# Jeeps not getting fuel



## snow problem (Mar 19, 2007)

I think I need a fuel pump for my jeep, maybe this has hapened to some of you. While driving on the highway at a 55 miles per hour while towing my quad, My jeep Cherokee lost all power. Not electrical power, power as if you turned the key of, like it ran out of gas, but had half a tank. After roling to the shoulder, the jeep started after a few cranks but upon putting it in drive and giving it some gas it would stall again. I was able to limp home but had to start and stop a few time. When i started it this morning it seemed to run fine, does this problem come and go. Any help guys, thanks


----------



## jeeps rule (Dec 24, 2007)

Might try replacing the fuel filter 1st.


----------



## SnoFarmer (Oct 15, 2004)

Fuel filter, then have the fuel line psi tested if it fails get a new fuel pump.


----------



## festerw (Sep 25, 2003)

If it's a newer Jeep the filter is non-serviceable item that's part of the pump, what you mention is more than likely the pump but could be a crank position sensor they're known for causing problems.


----------



## bdhunter (Dec 7, 2005)

You didn't mention the year of the Cherokee. If it's a MOPAR Jeep, try reading the diagnosing light flashes (without starting the engine - turn key to on - off - on - off - on and read the flashing check engine light sequence). When you do that post the two digit numbers here (5 5 is always the final one)

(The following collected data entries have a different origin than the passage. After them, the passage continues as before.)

template <class T>
static int run_gather(nts_gather_plan *pl, const T *in, uint32_t ld, float *output, uint32_t F, cudaStream_t st) {
  constexpr bool kBf16 = std::is_same<T, __nv_bfloat16>::value;
  PlanShape sh;
  const uint32_t ldc = ld / GatherT<T>::V;
  const uint32_t chunks = (ldc + 31) / 32;
  const uint32_t kmax = 5;
  sh.tiles = (chunks + kmax - 1) / kmax;
  sh.tile_vecs = (ldc + sh.tiles - 1) / sh.tiles;
  sh.k = (int)((sh.tile_vecs + 31) / 32);
  sh.tiles = (ldc + sh.tile_vecs - 1) / sh.tile_vecs;
  sh.outv = (F % 4 == 0 && aligned_to(output, 16)) ? 4 : ((F % 2 == 0 && aligned_to(output, 8)) ? 2 : 1);
  if (pl->hub_cols || pl->hub_rows) {
    const int rc = sh.outv == 4   ? launch_hub_blocks<T, 4>(pl, in, ld, output, F, st)
                   : sh.outv == 2 ? launch_hub_blocks<T, 2>(pl, in, ld, output, F, st)
                                  : launch_hub_blocks<T, 1>(pl, in, ld, output, F, st);
    if (rc)
      return rc;
  }
  sh.g = ldc <= 8 ? 4 : (ldc <= 16 ? 2 : 1);
  if (g_plan_variant == 1 || getenv("NTS_PLAN_NO_SUBWARP"))
    sh.g = 1;
  sh.minb = sh.k >= 3 ? 2 : (sh.k == 2 ? 3 : 4);
  sh.u = sh.k == 4 ? 2 : 4;
  if constexpr (kBf16) {
    sh.minb = sh.k >= 4 ? 2 : (sh.k >= 2 ? 3 : 4);
    sh.u = sh.k == 1 ? 4 : 2;
  }
  {
    static int env_read = 0;
    if (!env_read) {
      env_read = 1;
      if (const char *t = getenv("NTS_PLAN_TUNE"))
        sscanf(t, "%d,%d,%d", &g_plan_u, &g_plan_minb, &g_plan_q);
    }
    if (g_plan_u > 0)
      sh.u = g_plan_u;
    if (g_plan_minb > 0)
      sh.minb = g_plan_minb;
  }
  uint32_t Q = g_plan_q > 0 ? (uint32_t)g_plan_q : 512u / sh.g;
  if (g_plan_q <= 0) {
    const uint64_t per_slab = pl->slab_edge[pl->slabs] / (uint64_t)pl->slabs + 1;
    const uint64_t want_warps = (uint64_t)sm_count() * 64 * sh.g;
    while (Q > 32 && ((per_slab + Q - 1) / Q) * sh.tiles < want_warps)
      Q >>= 1;
  }
  Q = (Q + 31u) & ~31u;
  if (Q * sh.g > 1024)
    Q = (1024 / sh.g) & ~31u;
  pl->last_k = sh.k, pl->last_u = sh.u, pl->last_outv = sh.outv;
  float *out = output;
  if constexpr (kBf16) {
    NTS_PLAN_CASE_G(4, 4, 2)
    NTS_PLAN_CASE_G(4, 4, 4)
    NTS_PLAN_CASE_G(8, 2, 2)
    NTS_PLAN_CASE_G(8, 2, 4)
    if (sh.g != 1)
      return fail(-1, "no BF16 virtual-warp instantiation for this (U, occupancy) point", __FILE__, __LINE__);
    NTS_PLAN_CASE(1, 4, 4)
    NTS_PLAN_CASE(1, 8, 2)
    NTS_PLAN_CASE(2, 2, 3)
    NTS_PLAN_CASE(2, 4, 2)
    NTS_PLAN_CASE(3, 4, 2)
    NTS_PLAN_CASE(3, 2, 3)
    NTS_PLAN_CASE(3, 6, 1)
    NTS_PLAN_CASE(4, 2, 2)
    NTS_PLAN_CASE(4, 4, 2)
    NTS_PLAN_CASE(5, 2, 2)
    return fail(-1, "no BF16 planned-aggregation instantiation for this (chunks, U, occupancy) point", __FILE__,
                __LINE__);
  } else {
  const float4 *in4 = reinterpret_cast<const float4 *>(in);
  const uint32_t ld4 = ldc;
  if (g_plan_variant == 1) {
    const int stages = sh.u >= 8 ? 8 : (sh.u >= 4 ? 4 : 2);
    sh.minb = g_plan_minb > 0 ? g_plan_minb : (sh.k >= 4 ? 2 : 4);
    NTS_PLAN_TMA_CASE(1, 8, 4)
    NTS_PLAN_TMA_CASE(1, 4, 4)
    NTS_PLAN_TMA_CASE(1, 8, 3)
    NTS_PLAN_TMA_CASE(2, 4, 3)
    NTS_PLAN_TMA_CASE(2, 4, 2)
    NTS_PLAN_TMA_CASE(3, 4, 2)
    NTS_PLAN_TMA_CASE(4, 4, 2)
    NTS_PLAN_TMA_CASE(4, 2, 2)
    NTS_PLAN_TMA_CASE(5, 4, 2)
    NTS_PLAN_TMA_CASE(5, 2, 2)
    NTS_PLAN_TMA_CASE(5, 4, 1)
    NTS_PLAN_TMA_CASE(5, 8, 1)
    return fail(-1, "no TMA row-staging instantiation for this (chunks, stages, occupancy) point", __FILE__, __LINE__);
  }
  NTS_PLAN_CASE_G(4, 4, 2)
  NTS_PLAN_CASE_G(4, 4, 4)
  NTS_PLAN_CASE_G(8, 3, 2)
  NTS_PLAN_CASE_G(8, 3, 4)
  if (sh.g != 1)
    return fail(-1, "no virtual-warp instantiation for this (U, occupancy) point", __FILE__, __LINE__);
  NTS_PLAN_CASE(1, 8, 4)
  NTS_PLAN_CASE(1, 4, 4)
  NTS_PLAN_CASE(1, 8, 3)
  NTS_PLAN_CASE(1, 16, 2)
  NTS_PLAN_CASE(2, 4, 3)
  NTS_PLAN_CASE(2, 8, 2)
  NTS_PLAN_CASE(3, 4, 3)
  NTS_PLAN_CASE(3, 4, 2)
  NTS_PLAN_CASE(4, 2, 2)
  NTS_PLAN_CASE(4, 4, 2)
  NTS_PLAN_CASE(5, 2, 2)
  NTS_PLAN_CASE(5, 1, 3)
  NTS_PLAN_CASE(5, 2, 3)
  NTS_PLAN_CASE(5, 4, 1)
  NTS_PLAN_CASE(5, 4, 2)
  return fail(-1, "no planned-aggregation instantiation for this (chunks, U, occupancy) point", __FILE__, __LINE__);
  }
}

template <class E> static int ensure_workspace(E *&ws, size_t &have, size_t elems) {
  if (elems <= have)
    return 0;
  if (ws)
    NTS_CUDA_OK(cudaFree(ws));
  ws = nullptr;
  have = 0;
  NTS_CUDA_OK(cudaMalloc(reinterpret_cast<void **>(&ws), elems * sizeof(E)));
  have = elems;
  return 0;
}

static int run_plan(nts_gather_plan *pl, const float *input, float *output, uint32_t F, cudaStream_t st) {
  if (pl->n_rows == 0 || pl->n_edges == 0 || F == 0)
    return 0;
  NTS_ARG_CHECK(input && output, "null feature pointer");
  const uint32_t ld = (F + 3u) & ~3u;
  const float *in = input;
  if (ld != F || !aligned_to(input, 16)) {
    if (const int rc = ensure_workspace(pl->workspace, pl->workspace_floats, (size_t)pl->gather_rows * ld))
      return rc;
    const uint64_t total = (uint64_t)pl->gather_rows * ld;
    const unsigned blocks = (unsigned)std::min<uint64_t>((total + 255) / 256, (uint64_t)sm_count() * 32);
    pad_rows_kernel<<<blocks, 256, 0, st>>>(input, pl->workspace, pl->gather_rows, F, ld);
    NTS_LAUNCH_CHECK();
    in = pl->workspace;
  }
  return run_gather<float>(pl, in, ld, output, F, st);
}

int to_bf16_rows(const void *src, int dtype, uint32_t lds, void *dst, uint32_t n_rows, uint32_t F, uint32_t ld,
                 cudaStream_t st) {
  NTS_ARG_CHECK(dtype == NTS_DTYPE_F32 || dtype == NTS_DTYPE_BF16, "input dtype must be NTS_DTYPE_F32 or NTS_DTYPE_BF16");
  NTS_ARG_CHECK(ld % 8 == 0 && ld >= F && lds >= F && aligned_to(dst, 16), "bad BF16 row layout");
  if (!n_rows || !F)
    return 0;
  const uint64_t total = (uint64_t)n_rows * (ld / 8);
  const unsigned blocks = (unsigned)std::min<uint64_t>((total + 255) / 256, (uint64_t)sm_count() * 32);
  uint4 *d = static_cast<uint4 *>(dst);
  if (dtype == NTS_DTYPE_F32)
    bf16_rows_kernel<float><<<blocks, 256, 0, st>>>(static_cast<const float *>(src), lds, d, n_rows, F, ld);
  else
    bf16_rows_kernel<__nv_bfloat16><<<blocks, 256, 0, st>>>(static_cast<const __nv_bfloat16 *>(src), lds, d, n_rows,
                                                            F, ld);
  NTS_LAUNCH_CHECK();
  return 0;
}

int run_plan_bf16(nts_gather_plan *pl, const void *input, int dtype, uint32_t lds, float *output, uint32_t F,
                  cudaStream_t st) {
  NTS_ARG_CHECK(dtype == NTS_DTYPE_F32 || dtype == NTS_DTYPE_BF16, "input dtype must be NTS_DTYPE_F32 or NTS_DTYPE_BF16");
  NTS_ARG_CHECK(g_plan_variant == 0, "the TMA row-staging variant (nts_gather_plan_set_variant(1)) gathers FP32 rows only");
  if (pl->n_rows == 0 || pl->n_edges == 0 || F == 0)
    return 0;
  NTS_ARG_CHECK(input && output, "null feature pointer");
  NTS_ARG_CHECK(lds >= F, "row stride below the feature width");
  if (dtype == NTS_DTYPE_BF16 && lds % 8 == 0 && aligned_to(input, 16))
    return run_gather<__nv_bfloat16>(pl, static_cast<const __nv_bfloat16 *>(input), lds, output, F, st);
  const uint32_t ld = (F + 7u) & ~7u;
  if (const int rc = ensure_workspace(pl->workspace_bf16, pl->workspace_bf16_elems, (size_t)pl->gather_rows * ld))
    return rc;
  if (const int rc = to_bf16_rows(input, dtype, lds, pl->workspace_bf16, pl->gather_rows, F, ld, st))
    return rc;
  return run_gather<__nv_bfloat16>(pl, pl->workspace_bf16, ld, output, F, st);
}

}

using namespace nts;

extern "C" {

static int pick_slabs_for_rows(nts_vid_t gather_rows, uint64_t n_edges, nts_vid_t n_rows, uint64_t row_bytes,
                               uint64_t l2_budget_bytes) {
  if (!l2_budget_bytes)
    l2_budget_bytes = 16ull << 20;
  const uint64_t bytes = (uint64_t)gather_rows * row_bytes;
  uint64_t s = (bytes + l2_budget_bytes - 1) / l2_budget_bytes;
  const uint64_t by_degree = n_rows ? n_edges / ((uint64_t)n_rows * 16ull) : 1;
  if (s > by_degree)
    s = by_degree;
  if (s > 64)
    s = 64;
  return s < 1 ? 1 : (int)s;
}

int nts_gather_plan_pick_slabs(nts_vid_t gather_rows, uint64_t n_edges, nts_vid_t n_rows, nts_vid_t feature_size,
                               uint64_t l2_budget_bytes) {
  return pick_slabs_for_rows(gather_rows, n_edges, n_rows, ((feature_size + 3ull) & ~3ull) * 4ull, l2_budget_bytes);
}

static bool hub_counts(const nts_vid_t *offsets, const nts_vid_t *indices, const nts_vid_t *slot_of, nts_vid_t base,
                       uint32_t n_rows, uint32_t E, uint32_t gather_rows, std::vector<uint32_t> &col_cnt,
                       std::vector<uint32_t> &seg, cudaStream_t st) {
  uint32_t *cnt = nullptr;
  std::vector<uint32_t> off(n_rows + 1);
  col_cnt.assign(gather_rows, 0);
  const unsigned blocks = (unsigned)std::min<uint64_t>(((uint64_t)E + 255) / 256, (uint64_t)sm_count() * 32);
  bool ok = cudaMalloc(reinterpret_cast<void **>(&cnt), (size_t)gather_rows * 4) == cudaSuccess &&
            cudaMemsetAsync(cnt, 0, (size_t)gather_rows * 4, st) == cudaSuccess;
  if (ok && E) {
    plan_ref_count_kernel<<<blocks, 256, 0, st>>>(indices, slot_of, base, E, cnt);
    count_launch();
  }
  ok = ok && cudaMemcpyAsync(col_cnt.data(), cnt, (size_t)gather_rows * 4, cudaMemcpyDeviceToHost, st) == cudaSuccess &&
       cudaMemcpyAsync(off.data(), offsets, ((size_t)n_rows + 1) * 4, cudaMemcpyDeviceToHost, st) == cudaSuccess &&
       cudaStreamSynchronize(st) == cudaSuccess;
  cudaFree(cnt);
  seg.resize(n_rows);
  for (uint32_t r = 0; r < n_rows; r++)
    seg[r] = off[r + 1] - off[r];
  return ok;
}

static std::vector<uint32_t> top_ids(const std::vector<uint32_t> &cnt, size_t h) {
  std::vector<uint32_t> ids(cnt.size());
  for (size_t i = 0; i < ids.size(); i++)
    ids[i] = (uint32_t)i;
  h = std::min(h, ids.size());
  std::partial_sort(ids.begin(), ids.begin() + h, ids.end(),
                    [&](uint32_t a, uint32_t b) { return cnt[a] != cnt[b] ? cnt[a] > cnt[b] : a < b; });
  ids.resize(h);
  return ids;
}

static bool build_hybrid(nts_gather_plan *pl, const nts_vid_t *offsets, const nts_vid_t *indices, const float *weight,
                         const nts_vid_t *slot_of, nts_vid_t index_base, int n_hub_cols, int n_hub_rows,
                         cudaStream_t st) {
  const uint32_t E = (uint32_t)pl->n_edges, n_rows = pl->n_rows, G = pl->gather_rows;
  std::vector<uint32_t> col_cnt, seg;
  if (!hub_counts(offsets, indices, slot_of, index_base, n_rows, E, G, col_cnt, seg, st))
    return false;
  const std::vector<uint32_t> cols = top_ids(col_cnt, (size_t)n_hub_cols), rows = top_ids(seg, (size_t)n_hub_rows);
  pl->hub_cols = (int)cols.size();
  pl->hub_rows = (int)rows.size();
  pl->lda_c = (n_rows + 3u) & ~3u;
  pl->lda_r = ((uint32_t)pl->hub_rows + 3u) & ~3u;
  const uint64_t dc_cells = (uint64_t)pl->hub_cols * pl->lda_c;
  pl->dense_floats = dc_cells + (pl->hub_rows ? (uint64_t)G * pl->lda_r : 0);
  std::vector<uint32_t> col_slot(G, kNoHub), row_slot(n_rows, kNoHub);
  for (size_t i = 0; i < cols.size(); i++)
    col_slot[cols[i]] = (uint32_t)i;
  for (size_t i = 0; i < rows.size(); i++)
    row_slot[rows[i]] = (uint32_t)i;

  const uint64_t n_keys = (uint64_t)pl->slabs * n_rows;
  int bits = 1;
  while (bits < 64 && (1ull << bits) < n_keys + pl->dense_floats)
    bits++;
  uint64_t *key_in = nullptr, *key_out = nullptr;
  uint32_t *val_in = nullptr, *val_out = nullptr, *d_col_slot = nullptr, *d_row_slot = nullptr, *d_runs = nullptr;
  void *tmp = nullptr;
  size_t tmp_bytes = 0;
  bool ok =
      cudaMalloc(reinterpret_cast<void **>(&pl->pairs), (size_t)E * sizeof(uint2)) == cudaSuccess &&
      cudaMalloc(reinterpret_cast<void **>(&pl->voff), ((size_t)n_keys + 1) * 4) == cudaSuccess &&
      cudaMalloc(reinterpret_cast<void **>(&pl->dense), pl->dense_floats * 4) == cudaSuccess &&
      cudaMalloc(reinterpret_cast<void **>(&pl->hub_col_ids), cols.size() * 4 + 4) == cudaSuccess &&
      cudaMalloc(reinterpret_cast<void **>(&pl->hub_row_ids), rows.size() * 4 + 4) == cudaSuccess &&
      cudaMalloc(reinterpret_cast<void **>(&d_col_slot), (size_t)G * 4 + 4) == cudaSuccess &&
      cudaMalloc(reinterpret_cast<void **>(&d_row_slot), (size_t)n_rows * 4 + 4) == cudaSuccess &&
      cudaMalloc(reinterpret_cast<void **>(&key_in), (size_t)E * 8) == cudaSuccess &&
      cudaMalloc(reinterpret_cast<void **>(&key_out), (size_t)E * 8) == cudaSuccess &&
      cudaMalloc(reinterpret_cast<void **>(&val_in), (size_t)E * 4) == cudaSuccess &&
      cudaMalloc(reinterpret_cast<void **>(&val_out), (size_t)E * 4) == cudaSuccess &&
      cudaMalloc(reinterpret_cast<void **>(&d_runs), 4) == cudaSuccess &&
      cub::DeviceRadixSort::SortPairs(nullptr, tmp_bytes, key_in, key_out, val_in, val_out, (int64_t)E, 0, bits, st) ==
          cudaSuccess &&
      cudaMalloc(&tmp, tmp_bytes ? tmp_bytes : 16) == cudaSuccess &&
      cudaMemcpyAsync(pl->hub_col_ids, cols.data(), cols.size() * 4, cudaMemcpyHostToDevice, st) == cudaSuccess &&
      cudaMemcpyAsync(pl->hub_row_ids, rows.data(), rows.size() * 4, cudaMemcpyHostToDevice, st) == cudaSuccess &&
      cudaMemcpyAsync(d_col_slot, col_slot.data(), (size_t)G * 4, cudaMemcpyHostToDevice, st) == cudaSuccess &&
      cudaMemcpyAsync(d_row_slot, row_slot.data(), (size_t)n_rows * 4, cudaMemcpyHostToDevice, st) == cudaSuccess &&
      cudaMemsetAsync(pl->dense, 0, pl->dense_floats * 4, st) == cudaSuccess;
  const unsigned blocks = (unsigned)std::min<uint64_t>(((uint64_t)E + 255) / 256, (uint64_t)sm_count() * 32);
  if (ok) {
    plan_hybrid_keys_kernel<<<blocks, 256, 0, st>>>(offsets, indices, slot_of, index_base, n_rows, E, pl->slab_rows,
                                                    (uint32_t)pl->slabs, d_col_slot, d_row_slot, pl->lda_c, dc_cells,
                                                    pl->lda_r, key_in, val_in);
    count_launch();
    ok = cub::DeviceRadixSort::SortPairs(tmp, tmp_bytes, key_in, key_out, val_in, val_out, (int64_t)E, 0, bits, st) ==
         cudaSuccess;
  }
  if (ok) {
    const unsigned kb = (unsigned)std::min<uint64_t>((n_keys + 256) / 256, (uint64_t)sm_count() * 32);
    plan_offsets_kernel<uint64_t><<<kb, 256, 0, st>>>(key_out, E, (uint32_t)n_keys, pl->voff);
    count_launch();
    std::vector<uint32_t> h(pl->slabs + 1);
    ok = cudaStreamSynchronize(st) == cudaSuccess;
    for (int s = 0; s <= pl->slabs && ok; s++)
      ok = cudaMemcpy(&h[s], pl->voff + (size_t)s * n_rows, 4, cudaMemcpyDeviceToHost) == cudaSuccess;
    for (int s = 0; s <= pl->slabs; s++)
      pl->slab_edge[s] = h[s];
  }
  const uint32_t n_res = (uint32_t)pl->slab_edge[pl->slabs], n_dense = E - n_res;
  if (ok && n_res) {
    plan_pairs_kernel<<<blocks, 256, 0, st>>>(val_out, indices, weight, slot_of, index_base, n_res, pl->pairs);
    count_launch();
  }
  if (ok && n_dense) {
    uint32_t n_runs = 0;
    size_t b1 = 0, b2 = 0;
    ok = cub::DeviceRunLengthEncode::Encode(nullptr, b1, key_out + n_res, key_in, val_in, d_runs, (int64_t)n_dense,
                                            st) == cudaSuccess &&
         cub::DeviceScan::ExclusiveSum(nullptr, b2, val_in, d_col_slot, (int64_t)n_dense, st) == cudaSuccess;
    if (ok && std::max(b1, b2) > tmp_bytes) {
      cudaFree(tmp);
      tmp_bytes = std::max(b1, b2);
      ok = cudaMalloc(&tmp, tmp_bytes) == cudaSuccess;
    }
    uint32_t *run_start = nullptr;
    ok = ok && cudaMalloc(reinterpret_cast<void **>(&run_start), (size_t)n_dense * 4) == cudaSuccess &&
         cub::DeviceRunLengthEncode::Encode(tmp, b1, key_out + n_res, key_in, val_in, d_runs, (int64_t)n_dense, st) ==
             cudaSuccess &&
         cudaMemcpyAsync(&n_runs, d_runs, 4, cudaMemcpyDeviceToHost, st) == cudaSuccess &&
         cudaStreamSynchronize(st) == cudaSuccess &&
         cub::DeviceScan::ExclusiveSum(tmp, b2, val_in, run_start, (int64_t)n_runs, st) == cudaSuccess;
    if (ok) {
      const unsigned rb = (unsigned)std::min<uint64_t>(((uint64_t)n_runs * 32 + 255) / 256, (uint64_t)sm_count() * 32);
      plan_cell_sum_kernel<<<rb, 256, 0, st>>>(key_in, run_start, val_in, n_runs, val_out + n_res, weight, n_keys,
                                               pl->dense);
      count_launch();
      ok = cudaStreamSynchronize(st) == cudaSuccess;
    }
    cudaFree(run_start);
  }
  cudaFree(key_in), cudaFree(key_out), cudaFree(val_in), cudaFree(val_out), cudaFree(tmp);
  cudaFree(d_col_slot), cudaFree(d_row_slot), cudaFree(d_runs);
  return ok;
}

You might find it's a simple as the throttle positioner - a cheap easy fix.


----------



## plowingcherokee (Jan 22, 2008)

Sounds like a crank shaft sensor is bad. It is a sensor on the top of the bell housing. It tells the computer when to send a spark.


----------



## SnoFarmer (Oct 15, 2004)

And he never came back?
yet, Last Activity: Today 08:23 AM 
Don't you just love trying to helping a guy then they never come back to there own thread??


----------



## snow problem (Mar 19, 2007)

Easy there Snow Famer, what are you the detective on this site, knowing I signed in at 8:23 a.m. Thanks guys for your imput guys, but if you looking to start trouble (sf) this fish is not takin the bait. Had the fuel pump tested the presure was fine, had a complete tune up along with about $1000 dollars worth of other stuff.


----------



## SnoFarmer (Oct 15, 2004)

You took it and you were netted.

That's what I'm talking about..

Fallow up.....

So what if someone was wrong with there diagnoses over the inter-net
It's not like we can drive it or plug in a scan tool . We can just go off what you tell us.
But, Hey thanks for stopping by..:waving:


----------



## snow problem (Mar 19, 2007)

Thing is I don't know what the problems is or was, when the problem is not happening when you bring it to the shop it becomes a guessing game.


----------



## plowingcherokee (Jan 22, 2008)

If you are driving and the jeep just shuts off like you shut off the key and not sputtering, the it most likely the CPS on the bell housing. If you turn the key to restart it you should hear the fuel pump. You most likely have the sensor going bad. You will not get a code untill it dies completely. Just keep this in you mind if it does again.


----------



## snow problem (Mar 19, 2007)

Thanks plowingcherokee, do you an idea how much that senser cost and how hard it is to install.


----------



## plowingcherokee (Jan 22, 2008)

AT Autozone it is $61.99 and part number for my '96 is SU368, it will give you an idea of what it looks like. It is on the drivers side on the bell housing near the top. You can reach it with a wrench from the top or use a socket with an extention from below. The wires come from the top near the manifold. I hope this help you out.


----------



## festerw (Sep 25, 2003)

Here's everything you need to know and didn't care about for the CPS. BTW Jeep Forum is a great resource for anything Jeep related.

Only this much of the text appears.